Failing over to a second hard drive

Hi,

I recently noticed that one of my test servers (running openSuSE 11.1) was showing SMART hard drive pre-failure errors. This server had a spare disk that was identical to the original so I did a:

dd if=/dev/sda of=/dev/sdb

Then powered down the machine, removed the old drive, and moved the second drive to the first SATA channel. It appears however that this isn’t enough to get it going.

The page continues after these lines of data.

class Bottleneck(nn.Module):
    expansion = 4

    def __init__(self, inplanes, planes, stride=1, dilation=1, downsample=None, style='pytorch',
                 norm_cfg=dict(type='BN'), dcn=None):
        super(Bottleneck, self).__init__()
        assert style in ['pytorch', 'caffe']
        assert dcn is None or isinstance(dcn, dict)
        if style == 'pytorch':
            conv1_stride, conv2_stride = 1, stride
        else:
            conv1_stride, conv2_stride = stride, 1
        self.conv1 = nn.Conv2d(inplanes, planes, kernel_size=1, stride=conv1_stride, bias=False)
        self.add_module('bn1', build_norm_layer(norm_cfg, planes)[1])
        self.with_dcn = dcn is not None
# ... 19 lines not shown
            isinstance(self.bn1, nn.BatchNorm2d) and not self.bn1.training and not self.bn3.training

    def _norms_are_eval_bn(self):
        return all(isinstance(bn, nn.BatchNorm2d) and not bn.training for bn in (self.bn1, self.bn2, self.bn3)) and \
            (self.downsample is None or self._downsample_is_conv_norm())

    def _frozen_ok(self, x):
        return torch.is_grad_enabled() and not torch.is_autocast_enabled() and x.is_cuda and x.dtype == torch.float32 and \
            not x.requires_grad and not getattr(self, 'with_cp', False) and \
            isinstance(self.bn1, nn.BatchNorm2d) and not self.bn1.training and not self.bn3.training and \
            switches.of(self, 'fuse_bn_frozen', 'BN_FROZEN_FUSE') and not any(p.requires_grad for p in self.parameters())

    def _train_fused_ok(self, x):
        return torch.is_grad_enabled() and not torch.is_autocast_enabled() and x.is_cuda and x.dtype == torch.float32 and \
            x.dim() == 4 and x.is_contiguous() and not getattr(self, 'with_cp', False) and self._norms_are_eval_bn() and \
            switches.of(self, 'fuse_bn_train', 'BN_TRAIN_FUSE')

    def route(self, x):
        if self._fused_ok(x):
            return 'fused'
        if self._frozen_ok(x):
            return 'frozen'
        if self._train_fused_ok(x):
            return 'train'
        return 'stock'

    def _forward_train_fused(self, x):
        from ..mmdet_ops.fused_norm import bn_act_train
        out = bn_act_train(self.conv1(x).contiguous(), self.bn1, relu=True)
        out = bn_act_train(self.conv2(out).contiguous(), self.bn2, relu=True)
        out = self.conv3(out).contiguous()
        ds = self.downsample
        if ds is not None:
            return bn_act_train(out, self.bn3, residual=ds[0](x).contiguous(), residual_bn=ds[1], relu=True)
        return bn_act_train(out, self.bn3, residual=x, relu=True)

    def _downsample_norm_fusable(self):
        return switches.of(self, 'fuse_downsample_norm', 'BN_DOWNSAMPLE_FUSE') and self._downsample_is_conv_norm()

    def _downsample_is_conv_norm(self):
        ds = self.downsample
        return isinstance(ds, nn.Sequential) and len(ds) == 2 and isinstance(ds[0], nn.Conv2d) and \
            isinstance(ds[1], nn.BatchNorm2d) and not ds[1].training

    def _conv1x1_fusable(self):
        return switches.of(self, 'fuse_conv1x1', 'BN_CONV1X1_FUSE')

    def _conv1x1_pieces_on(self):
        return switches.of(self, 'fuse_conv1x1_pieces', 'BN_CONV1X1_PIECES')

    def _downsample_conv_fusable(self):
        return switches.of(self, 'fuse_downsample_conv', 'BN_DOWNSAMPLE_CONV_FUSE')

    def _conv3x3_fusable(self, kind='act'):
        from ..mmdet_ops.fused_norm import conv3x3_kernel
        k = conv3x3_kernel(kind)
        return switches.of(self, k.fuse_attr, k.switch) and not self.conv2_is_dcn and \
            isinstance(self.bn2, nn.BatchNorm2d) and not self.bn2.training

    _conv3x3_deep_fusable = functools.partialmethod(_conv3x3_fusable, 'deep')
    _conv3x3_s2_fusable = functools.partialmethod(_conv3x3_fusable, 's2')

    def _conv3x3_forced(self, kind):
        from ..mmdet_ops.fused_norm import conv3x3_kernel
        return bool(getattr(self, conv3x3_kernel(kind).force_attr, False))

    def _forward_fused(self, x):
        from ..mmdet_ops.fused_norm import bn_act, conv1x1_bn_act, conv3x3_bn_route, _conv3x3_launch, conv1x1_bn_act_dual, \
            conv1x1_bn_act_dual_routed
        fuse = self._conv1x1_fusable()
        pieces = None if self._conv1x1_pieces_on() else False

        def conv_bn_act(t, conv, bn, **kw):
            if fuse:
                return conv1x1_bn_act(t, conv, bn, pieces=pieces, **kw)
            return bn_act(conv(t).contiguous(), bn, **kw)
        kind = None
        if tuple(self.conv1.stride) == (1, 1):
            kind = conv3x3_bn_route(x, self.conv2, self.bn2, (x.size(0), self.conv1.out_channels, x.size(2), x.size(3)),
                                    self._conv3x3_fusable, self._conv3x3_forced)
        if kind is not None:
            out, bits = conv_bn_act(x, self.conv1, self.bn1, relu=True, want_range=True)
            out = _conv3x3_launch(kind, out, self.conv2, self.bn2, relu=True, force=self._conv3x3_forced(kind), range_bits=bits)
        else:
            out = conv_bn_act(x, self.conv1, self.bn1, relu=True)
            out = bn_act(self.conv2(out).contiguous(), self.bn2, relu=True)
        ds = self.downsample
        if fuse and pieces is None and self._downsample_conv_fusable() and self._downsample_is_conv_norm() and \
                conv1x1_bn_act_dual_routed(out, self.conv3, self.bn3, x, ds[0], ds[1]):
            return conv1x1_bn_act_dual(out, self.conv3, self.bn3, x, ds[0], ds[1], relu=True)
        if self._downsample_norm_fusable():
            residual, residual_bn = ds[0](x).contiguous(), ds[1]
        elif ds is not None:
            residual, residual_bn = bn_act(ds[0](x).contiguous(), ds[1], relu=False), None
        else:
            residual, residual_bn = x.contiguous(), None
        return conv_bn_act(out, self.conv3, self.bn3, residual=residual, residual_bn=residual_bn, relu=True)

    def forward(self, x):
        route = self.route(x)
        if route == 'fused':
            return self._forward_fused(x)
        if route == 'frozen':
            with torch.no_grad():
                return self._forward_fused(x)
        if route == 'train':
            return self._forward_train_fused(x)
        identity = x
        out = self.relu(self.bn1(self.conv1(x)))
        out = self.relu(self.bn2(self.conv2(out)))
        out = self.bn3(self.conv3(out))
        if self.downsample is not None:
            identity = self.downsample(x)
        out += identity
        return self.relu(out)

Trying manual resume from /dev/disk/by-id/ata-Maxtor_6Y080M0_Y20V5C8C-part1
Resume device /dev/disk/by-id/ata-Maxtor_6Y080M0_Y20V5C8C-part1 not found (ignoring)
Waiting for device /dev/disk/by-id/ata-Maxtor_6Y080M0_Y20V5C8C-part2 to appear:..................Could not find /dev/disk/by-id/ata-Maxtor_6Y080M0_Y20V5C8C-part2.
Want me to fall back to /dev/disk/by-id/ata-Maxtor_6Y080M0_Y20V5C8C-part2? (Y/n)

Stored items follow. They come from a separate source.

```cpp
TS_HD void ef_inv_parts(Ef a, Ef& num, uint32_t& nrm) {
    constexpr uint32_t W_M = (uint32_t)(((uint64_t)EF_W << 32) % P);
    uint32_t a0 = a.c[0], a1 = a.c[1], a2 = a.c[2], a3 = a.c[3];
    uint32_t A2_0 = add(mont_mul(a0, a0), mont_mul(W_M, mont_mul(a2, a2)));
    uint32_t A2_1 = mont_mul(add(a0, a0), a2);
    uint32_t B2_0 = add(mont_mul(a1, a1), mont_mul(W_M, mont_mul(a3, a3)));
    uint32_t B2_1 = mont_mul(add(a1, a1), a3);
    uint32_t c0 = sub(A2_0, mont_mul(W_M, B2_1));
    uint32_t c1 = sub(A2_1, B2_0);
    nrm = sub(mont_mul(c0, c0), mont_mul(W_M, mont_mul(c1, c1)));
    Ef conj = Ef{{a0, neg(a1), a2, neg(a3)}};
    Ef cc = Ef{{c0, 0, neg(c1), 0}};
    num = ef_mul(conj, cc);
}
TS_HD Ef ef_inv(Ef a) {
    Ef num;
    uint32_t nrm;
    ef_inv_parts(a, num, nrm);
    return ef_mul_base(num, mont_inv(nrm));
}
TS_HD Ef ef_pow(Ef am, uint64_t e) {
    Ef r = ef_one_mont();
    while (e) {
        if (e & 1) r = ef_mul(r, am);
        am = ef_mul(am, am);
        e >>= 1;
    }
    return r;
}

TS_HD uint32_t bitrev32(uint32_t x, unsigned bits) {
#if defined(__HIP_DEVICE_COMPILE__)
    return bits ? (__brev(x) >> (32 - bits)) : 0u;
#else
    uint32_t r = 0;
    for (unsigned i = 0; i < bits; i++) r |= ((x >> i) & 1u) << (bits - 1 - i);
    return r;
#endif
}

}
```

### tap-stark_amd/csrc/context.cpp

```cpp
#include <errno.h>
#include <stdio.h>
#include <time.h>
#include <stdlib.h>
#include "context.hpp"

#include <string.h>

#include "kernels.hpp"

namespace ts {

static bool poison_knob(uint32_t* word) {
    const char* e = getenv("TS_POOL_POISON");
    if (!e || !*e) return false;
    char* end = nullptr;
    errno = 0;
    const unsigned long v = strtoul(e, &end, 0);
    TS_REQUIRE(errno == 0 && end != e && *end == 0 && e[0] != '-' && v <= 0xFFFFFFFFul, TS_ERR_INVALID,
               "TS_POOL_POISON is not a 32-bit word (decimal, 0x hex or 0 octal)");
    *word = (uint32_t)v;
    return true;
}

Context::Context(int dev) : device(dev) {
    pool_debug = getenv("TS_POOL_DEBUG") != nullptr;
    poison_on = poison_knob(&poison_word);
    int count = 0;
    hipError_t e = hipGetDeviceCount(&count);
    if (e != hipSuccess || count == 0)
        throw Error(TS_ERR_HIP, "no HIP device available: the tap-stark HIP path has no CPU fallback");
    TS_REQUIRE(dev >= 0 && dev < count, TS_ERR_INVALID, "device index out of range");
    TS_HIP(hipSetDevice(dev));
    hipDeviceProp_t prop;
    TS_HIP(hipGetDeviceProperties(&prop, dev));
    num_cus = prop.multiProcessorCount;
    max_lds_per_block = prop.sharedMemPerBlock;
    arch_name = prop.gcnArchName;
    arch_name = arch_name.substr(0, arch_name.find(':'));
    TS_HIP(hipStreamCreateWithFlags(&stream, hipStreamNonBlocking));
}
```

At this point it drops into what I think is single user mode and I’m not sure where to go from here. I’m sure I can add the old drive back and get it booted if necessary but I’d like to know what I’m missing so if something like this were to happen and I didn’t have the original drive I could restore the system.

Thoughts, criticisms, insults all welcome.

The problem is that the entries in /etc/fstab are using the device ID, which has changed since you changed the drive. A simple fix would be to edit the fstab file so that all lines that read

 /dev/disk/by-id/ata-Maxtor_6Y080M0_Y20V5C8C-part1 

to

 /dev/sda1 

and so on for the other partitions (note that it tells you the partition number at the end of the ata-Maxtor…).

If you can’t get to the fstab via the single user mode it boots in, you may have to use a live-cd to get there.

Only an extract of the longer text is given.